EXERCISE DESCRIPTION: What number of lines in the entries hold the string "last"? Answer with it alone.

Stored items from a collection:
◇ ◇ ◇ ◇ ◇ ◇ ◇

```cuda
__device__ __forceinline__ unsigned long long splitmix64(unsigned long long z) {
    z += 0x9E3779B97F4A7C15ULL;
    z = (z ^ (z >> 30)) * 0xBF58476D1CE4E5B9ULL;
    z = (z ^ (z >> 27)) * 0x94D049BB133111EBULL;
    return z ^ (z >> 31);
}
__global__ void fill_random_kernel(double* x, long long n, unsigned long long seed, long long first) {
    for (long long i = blockIdx.x * (long long)blockDim.x + threadIdx.x; i < n; i += (long long)gridDim.x * blockDim.x)
        x[i] = (double)(splitmix64(seed + (unsigned long long)(first + i) * 0x9E3779B97F4A7C15ULL) >> 11) / 9007199254740992.0 - 0.5;
}
void fill_random(Stream* st, double* x, long long n, unsigned long long seed, long long first) {
    if (n <= 0) return;
    int blocks = (int)std::min<long long>((n + 255) / 256, RED_BLOCKS);
    fill_random_kernel<<<blocks, 256, 0, st->s>>>(x, n, seed, first);
    LAUNCH_CHECK();
}

template <int NV>
__global__ void __launch_bounds__(256) gs_pass_kernel(const double* __restrict__ V, long long ldv, int nvec, double* __restrict__ w, long long n,
                                                      const double* __restrict__ coef, double* __restrict__ dots, double* __restrict__ nrm2,
                                                      double* __restrict__ partials, unsigned int* __restrict__ ticket) {
    __shared__ double c[NV];
    __shared__ double sh[NV + 1][8];
    __shared__ bool last;
    if (threadIdx.x < NV) c[threadIdx.x] = (coef && threadIdx.x < nvec) ? coef[threadIdx.x] : 0.0;
    __syncthreads();
    double s[NV + 1];
#pragma unroll
    for (int i = 0; i <= NV; ++i) s[i] = 0.0;
    for (long long q = blockIdx.x * (long long)blockDim.x + threadIdx.x; q < n; q += (long long)gridDim.x * blockDim.x) {
        double v[NV];
#pragma unroll
        for (int i = 0; i < NV; ++i) v[i] = i < nvec ? V[i * ldv + q] : 0.0;
        double wq = w[q];
        if (coef) {
#pragma unroll
            for (int i = 0; i < NV; ++i) wq -= c[i] * v[i];
            w[q] = wq;
        }
        if (dots) {
#pragma unroll
            for (int i = 0; i < NV; ++i) s[i] += v[i] * wq;
        }
        s[NV] += wq * wq;
    }
    const int lane = threadIdx.x & 31, wid = threadIdx.x >> 5;
#pragma unroll
    for (int i = 0; i <= NV; ++i) {
        const double r = warp_sum(s[i]);
        if (lane == 0) sh[i][wid] = r;
    }
    __syncthreads();
    if (threadIdx.x <= NV) {
        double r = 0.0;
        for (int k = 0; k < 8; ++k) r += sh[threadIdx.x][k];
        partials[(long long)blockIdx.x * (NV + 1) + threadIdx.x] = r;
    }
    __threadfence();
    __syncthreads();
    if (threadIdx.x == 0) last = atomicAdd(ticket, 1u) == gridDim.x - 1;
    __syncthreads();
    if (!last) return;
    __threadfence();
    for (int i = wid; i <= NV; i += 8) {
        double r = 0.0;
        for (int b = lane; b < (int)gridDim.x; b += 32) r += partials[(long long)b * (NV + 1) + i];
        r = warp_sum(r);
        if (lane == 0) {
            if (i < NV) { if (dots && i < nvec) dots[i] = r; }
            else if (nrm2) *nrm2 = r;
// ... 1067 lines not shown
```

◇ ◇ ◇ ◇ ◇ ◇ ◇

SOLUTION TO THIS PROBLEM: 3